Token admission — Reject prompts >16K tokens at gateway with actionable error; suggest async batch endpoint for bulk summarization.
Validation — p95 TTFT under load restored to 1.1 s; 429 rate 3.2% at peak (acceptable); zero OOM events over 72-hour stress test.

The lesson: rate limits alone do not protect GPU memory. Admission must be concurrency-, token-, and priority-aware.

Technique decision table

Your situation	Prefer	Avoid
Single-tenant internal tool, fixed load	Simple FIFO + modest concurrency cap	Complex WFQ with no multi-tenant need
Multi-tenant SaaS API	Per-tenant concurrency + WFQ + priority lanes	Global FIFO only
Mixed short chat + long RAG	Token-aware admission + priority + chunked prefill	Request-count limits without token estimates
Strict TTFT SLO (<1 s)	Low queue depth, wait-time dequeue, SJF bias	Deep queues that hide overload
Batch-heavy overnight jobs	Separate batch tier or P2 lane with reserved capacity	Same queue as interactive without tagging
Provider API only (OpenAI, Anthropic)	Client-side concurrency pools + 429 backoff	Assuming you control their GPU admission
Autoscaling Kubernetes fleet	Admission protects current pods; HPA on queue depth	Unbounded queue while pods scale up

Common pitfalls

Rate limiting without admission control. RPM under quota but 500 concurrent requests melt KV memory.
Unbounded queue depth. Users wait 30 s then cancel; partial prefills waste GPU cycles.
No queue-wait metrics.
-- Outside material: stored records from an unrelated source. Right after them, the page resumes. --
class ClipWrapper:

    engine: Optional[VisionRollout] = None
    text: Optional[TextEncoder] = None
    tokenizer = None
    device = None
    clip_model_type = None
    templates: List[str] = ["{}"]
    positive_attn_only = False
    class_to_language_feature: Dict[str, torch.Tensor] = {}
    _coeffs: Optional[_ResizeCoeffs] = None
    _lut = None
    _rng = np.random.default_rng(0)
    n_streams = 1
    _streams = None
    _patches = {}
    _plans = {}
    _jitter_scratch = None
    state_dict_provider = None

    def __init__(self, clip_model_type, device=None, state_dict=None, chunk_tiles=2448, max_labels=32, precision: str | None = None, **kwargs):
        dev = _lib.require_gpu()
        assert precision in (None, "default", "parity"), precision
        if state_dict is None:
            state_dict = ClipWrapper._load_checkpoint(clip_model_type)
        ClipWrapper.device = dev
        ClipWrapper.clip_model_type = clip_model_type
        ClipWrapper.engine = make_vision_engine(state_dict, chunk_tiles=chunk_tiles, max_labels=max_labels)
        if precision == "parity":
            if not hasattr(ClipWrapper.engine, "qk_split"):
                raise NotImplementedError('precision="parity" is implemented for the ViT-B towers (closed-form rollout)')
            ClipWrapper.engine.qk_split = True
        ClipWrapper.text = TextEncoder(state_dict) if "token_embedding.weight" in state_dict else None
        ClipWrapper._coeffs = _ResizeCoeffs(dev)
        u = np.arange(256, dtype=np.float32)[None, :] / np.float32(255)
        lut = (u - np.asarray(CLIP_MEAN, np.float32)[:, None]) / np.asarray(CLIP_STD, np.float32)[:, None]
        ClipWrapper._lut = torch.from_numpy(lut.astype(np.float32)).to(dev, torch.float16).contiguous()
        ClipWrapper.class_to_language_feature = {}
        ClipWrapper._patches = {}
        ClipWrapper._plans = {}
        ClipWrapper._jitter_scratch = None

    @staticmethod
    def _load_checkpoint(clip_model_type):
        if ClipWrapper.state_dict_provider is not None:
            return ClipWrapper.state_dict_provider(clip_model_type)
        fname = {"ViT-B/32": "ViT-B-32.pt", "ViT-B/16": "ViT-B-16.pt", "ViT-L/14": "ViT-L-14.pt"}.get(clip_model_type)
        if fname is None:
            raise RuntimeError(f"Model {clip_model_type} not found; available models = ['ViT-B/32', 'ViT-B/16', 'ViT-L/14']")
        path = clip_model_type if os.path.isfile(clip_model_type) else os.path.expanduser(f"~/.cache/clip/{fname}")
        if not os.path.isfile(path):
            raise RuntimeError(f"CLIP checkpoint {path} not found (no network here): put the OpenAI checkpoint there or "
                               "pass state_dict= / set ClipWrapper.state_dict_provider")
        try:
            return torch.jit.load(path, map_location="cpu").state_dict()
        except RuntimeError:
            return torch.load(path, map_location="cpu")

    @classmethod
    def check_initialized(cls, clip_model_type="ViT-B/32", **kwargs):
        if cls.engine is None:
            ClipWrapper(clip_model_type=clip_model_type, **kwargs)

    @classmethod
    def set_classes(cls, classes: Sequence[str]):
        cls.check_initialized()
        if cls.tokenizer is None:
            from .tokenizer import BPETokenizer
            cls.tokenizer = BPETokenizer()
        classes = [str(c) for c in classes]
        texts = [t.format(c) for c in classes for t in cls.templates]
        w = cls.set_classes_tokens(classes, cls.tokenizer.tokenize(texts), len(cls.templates))
        return w

    @classmethod
    def set_classes_tokens(cls, classes: Sequence[str], tokens: torch.Tensor, n_templates: int):
        cls.check_initialized()
        if cls.text is None:
            raise RuntimeError("the loaded state dict has no text tower")
        w = cls.text.zeroshot_weights(tokens, len(classes), n_templates)
        cls.class_to_language_feature = {c: w[i] for i, c in enumerate(classes)}
        return w

    @classmethod
    def get_clip_text_feature(cls, string):
        cls.check_initialized()
        if cls.tokenizer is None:
            from .tokenizer import BPETokenizer
            cls.tokenizer = BPETokenizer()
        strings = [string] if isinstance(string, str) else list(string)
        tok = cls.tokenizer.tokenize(strings)
        e = cls.text.encode(tok)
        return e.squeeze().cpu().numpy()

    @classmethod
    def get_clip_saliency(cls, img, text_labels, prompts, distractor_labels=set(), use_lavt=False, **kwargs):
        cls.check_initialized()
        if use_lavt:
            raise NotImplementedError("LAVT is not part of the reference either (ClipWrapper.lavt is never set)")
        cls.templates = prompts
        text_labels = [str(t) for t in text_labels]
        w = cls.set_classes(text_labels)
        text_label_features = w.cpu()
        text_maps = cls.get_clip_saliency_convolve(img=img, text_labels=text_labels, **kwargs)
        if len(distractor_labels) > 0:
            distractor_labels = set(distractor_labels) - set(text_labels)
            cls.set_classes(list(distractor_labels))
            distractor_maps = cls.get_clip_saliency_convolve(img=img, text_labels=list(distractor_labels), **kwargs)
            text_maps -= distractor_maps.mean(dim=0)
        return text_maps.cpu(), text_label_features

    @classmethod
    def get_clip_saliency_convolve(cls, text_labels, horizontal_flipping=False, positive_attn_only: bool = False,
                                   tile_batch_size=32, prompt_batch_size=32, tile_interpolate_batch_size=32, **kwargs):
        cls.positive_attn_only = positive_attn_only
        w = torch.stack([cls.class_to_language_feature[str(c)] for c in text_labels], dim=0).contiguous()
        images = cls.make_images(kwargs["img"], kwargs["augmentations"], kwargs.get("jittered_images"))
        return cls.relevancy_device(images, w, kwargs["cropping_augmentations"], horizontal_flipping, positive_attn_only).cpu()

    @classmethod
    def make_images(cls, img, augmentations: int, jittered_images=None, img_dev: torch.Tensor | None = None, seed: int | None = None) -> torch.Tensor:
        assert type(img) == np.ndarray and img.dtype == np.uint8 and img.ndim == 3 and img.shape[2] == 3
        cls.check_initialized()
        dev = cls.device
        base = img_dev if img_dev is not None else torch.from_numpy(np.ascontiguousarray(img)).to(dev)
        if augmentations == 0:
            return base[None].contiguous()
        if jittered_images is not None:
            assert len(jittered_images) == augmentations
            return torch.stack([base] + [torch.from_numpy(np.ascontiguousarray(j)).to(dev) for j in jittered_images])
        H, W = img.shape[:2]
        base = base.contiguous()
        out = torch.empty(augmentations + 1, H, W, 3, dtype=torch.uint8, device=dev)
        if (H * W * 3) % 4 == 0:
            _lib.call("semabs_replicate", _lib.ptr(base), _lib.ptr(out), H * W * 3, augmentations + 1, _lib.stream())
        else:
            out.copy_(base[None].expand_as(out))
        if cls._jitter_scratch is None:
            cls._jitter_scratch = torch.empty(1, dtype=torch.int64, device=dev)
        scratch = cls._jitter_scratch
        rng = cls._rng if seed is None else np.random.default_rng(seed)
        for k in range(1, augmentations + 1):
            order = rng.permutation(4)
            f = [rng.uniform(0.4, 1.6), rng.uniform(0.4, 1.6), rng.uniform(0.4, 1.6), rng.uniform(-0.1, 0.1)]
            _lib.call("semabs_color_jitter", out[k].data_ptr(), H, W, _lib.iarr(order), _lib.farr(f), _lib.ptr(scratch), _lib.stream())
        return out

    @classmethod
    def relevancy_device(cls, images: torch.Tensor, w_text: torch.Tensor, cropping_augmentations, horizontal_flipping: bool,
                         positive_attn_only: bool, tile_range=None, return_tiles: bool = False):
        cls.check_initialized()
        eng = cls.engine
        dev = cls.device
        n_img, H, W = int(images.shape[0]), int(images.shape[1]), int(images.shape[2])
        table, scales, tiles_dev, _ = cls._plan(H, W, n_img, cropping_augmentations)
        N = len(table)
        L = int(w_text.shape[0])
        g = eng.g
        xmin_d, kk_d, ks_d = cls._coeffs.device()
        max_ks = max(cls._coeffs.ksize) if cls._coeffs.ksize else 0
        passes = 2 if horizontal_flipping else 1
        G, Kp = g * g, 3 * eng.p * eng.p
        t_lo, t_hi = (0, N) if tile_range is None else tile_range
        rel_all = torch.empty(L, passes * (t_hi - t_lo), g, g, dtype=torch.float32, device=dev)
        main = torch.cuda.current_stream()
        n_per = t_hi - t_lo
        work = []
        for v0 in range(0, passes * n_per, eng.chunk):
            v1 = min(passes * n_per, v0 + eng.chunk)
            segs = []
            for flip in range(passes):
                a, b = max(v0, flip * n_per), min(v1, (flip + 1) * n_per)
                if a < b:
                    segs.append((flip, t_lo + a - flip * n_per, b - a))
            work.append(segs)
        ns = max(1, min(cls.n_streams, len(work)))
        if cls._streams is None or len(cls._streams) < ns:
            cls._streams = cls._make_streams(ns)
        key = (passes * n_per * G, Kp)
        if cls._patches.get("key") != key:
            cls._patches = {"key": key, "buf": torch.empty(key[0], Kp, dtype=torch.float16, device=dev)}
        patches_all = cls._patches["buf"]
        if n_per > 0:
            _lib.call("semabs_tile_patches", _lib.ptr(images), n_img, H, W, tiles_dev[t_lo:].data_ptr(), n_per, _lib.ptr(xmin_d),
                      _lib.ptr(kk_d), _lib.ptr(ks_d), _lib.ptr(cls._lut), _lib.ptr(patches_all), eng.p, 2 if passes == 2 else 0, max_ks, _lib.stream())
        for i in range(ns):
            cls._streams[i].wait_stream(main)
        w_chunks = [w_text[l0:l0 + eng.max_labels].contiguous() for l0 in range(0, L, eng.max_labels)]
        for i, segs in enumerate(work):
            slot = i % ns
            with torch.cuda.stream(cls._streams[slot]):
                eng.slot = slot
                m = sum(cnt for _, _, cnt in segs)
                v0 = i * eng.chunk
                patches = patches_all[v0 * G:(v0 + m) * G]
                if isinstance(eng, VisionRollout):
                    eng.embed(patches, m, defer_ln_pre=os.environ.get("SEMABS_LN2", "1") == "1")
                else:
                    eng.embed(patches, m)
                eng.trunk(m); eng.head(m)
                col0 = i * eng.chunk
                for li, wl in enumerate(w_chunks):
                    l0 = li * eng.max_labels
                    eng.rollout(m, wl, positive_attn_only, rel_all[l0:l0 + eng.max_labels], col0)
        for i in range(ns):
            main.wait_stream(cls._streams[i])
        eng.slot = 0
        for t in (images, tiles_dev, w_text, rel_all, patches_all, *w_chunks):
            for i in range(ns):
                t.record_stream(cls._streams[i])
        if tile_range is None and not return_tiles:
            return cls.aggregate_device([rel_all], scales, n_img, H, W, passes=passes, plan_key=(H, W, n_img, cls._aug_key(cropping_augmentations)))
        if tile_range is None:
            rel = [rel_all[:, p * N:(p + 1) * N].contiguous() if passes > 1 else rel_all for p in range(passes)]
        else:
            rel = [rel_all[:, p * n_per:(p + 1) * n_per].contiguous() for p in range(passes)]
        if return_tiles:
            return rel, table, scales
        return cls.aggregate_device(rel, scales, n_img, H, W)

    @classmethod
    def _make_streams(cls, ns: int):
        return [torch.cuda.Stream() for _ in range(ns)]

    @staticmethod
    def _aug_key(cropping_augmentations):
        return tuple((int(a["tile_size"]), int(a["stride"])) for a in cropping_augmentations)

    @classmethod
    def _plan(cls, H: int, W: int, n_img: int, cropping_augmentations):
        key = (H, W, n_img, cls._aug_key(cropping_augmentations))
        pl = cls._plans.get(key)
        if pl is None or pl[4] != len(cls._coeffs.sizes):
            table, scales = plan_tiles(H, W, n_img, cropping_augmentations)
            coef_ids = np.asarray([cls._coeffs.id_of(int(ts)) for ts in table[:, 3]], np.int32)
            tiles_dev = torch.from_numpy(np.concatenate([table, coef_ids[:, None]], axis=1).astype(np.int32)).to(cls.device).contiguous()
            scales_dev = torch.from_numpy(np.ascontiguousarray(scales, np.int32)).to(cls.device)
            if len(cls._plans) > 64:
                cls._plans.clear()
            pl = cls._plans[key] = (table, scales, tiles_dev, scales_dev, len(cls._coeffs.sizes))
        return pl[0], pl[1], pl[2], pl[3]

    @classmethod
    def aggregate_device(cls, rel, scales: np.ndarray, n_img: int, H: int, W: int, passes: int | None = None, plan_key=None) -> torch.Tensor:
        dev = cls.device
        fused = passes is not None
        L, g = int(rel[0].shape[0]), int(rel[0].shape[2])
        N = int(rel[0].shape[1]) // (passes if fused else 1)
        out = torch.empty(L, H, W, dtype=torch.float32, device=dev)
        pl = cls._plans.get(plan_key) if plan_key is not None else None
        sc = pl[3] if pl is not None else torch.from_numpy(np.ascontiguousarray(scales, np.int32)).to(dev)
        maps = rel[0]
        if fused and passes > 1:
            maps = torch.empty(L, N, g, g, dtype=torch.float32, device=dev)
            _lib.call("semabs_unflip_average_rows", _lib.ptr(rel[0]), rel[0].data_ptr() + N * g * g * 4, _lib.ptr(maps), L, N, passes * N, g, _lib.stream())
        elif len(rel) > 1:
            maps = torch.empty_like(rel[0])
            _lib.call("semabs_unflip_average", _lib.ptr(rel[0]), _lib.ptr(rel[1]), _lib.ptr(maps), L * N, g, _lib.stream())
        _lib.call("semabs_aggregate", _lib.ptr(maps), None, L, N, g, H, W, _lib.ptr(sc), len(scales), n_img, N // n_img, _lib.ptr(out), _lib.stream())
        return out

TTFT regressions blamed on the model.
Priority without aging. Batch jobs starve indefinitely.
Ignoring cancel propagation. Abandoned streams hold slots until timeout.
Same admission for all model sizes. 70B needs tighter caps than 8B on identical hardware.
Retry storms on 429. Clients ignore Retry-After and amplify overload.
Raising max_num_seqs as the only fix. Defers OOM; does not fix fairness or TTFT.

Production checklist

Implement global and per-tenant concurrency caps at the gateway.
Set max queue depth with clear 429 or 503 responses and Retry-After.
Estimate KV footprint from prompt + max completion tokens before admission.
Tag priority lanes (interactive, standard, batch) with aging for fairness.
Instrument queue_wait_ms separately from prefill and decode latency.
Propagate client cancel to release GPU slots immediately.
Document 429 behavior in API docs; test SDK backoff under synthetic overload.
Reserve KV headroom; never admit to 100% block utilization.
Pair admission with chunked prefill and continuous batching tuning.
Load-test burst scenarios (3× normal traffic for 10 minutes).
Autoscale on queue depth and GPU memory, not CPU alone.
Review admission limits after model or context-length upgrades.

Key takeaways

Admission control bounds which requests enter GPU inference; rate limits cap averages over time — both are required.
Token-aware admission prevents KV memory exhaustion that request-count limits miss.
Queue wait often dominates TTFT under overload; measure it separately from model time.
Priority lanes with aging protect interactive SLOs without starving batch work.
Harbor Analytics restored sub-second p95 TTFT at 3× traffic by capping concurrency and rejecting oversize prompts at the gateway.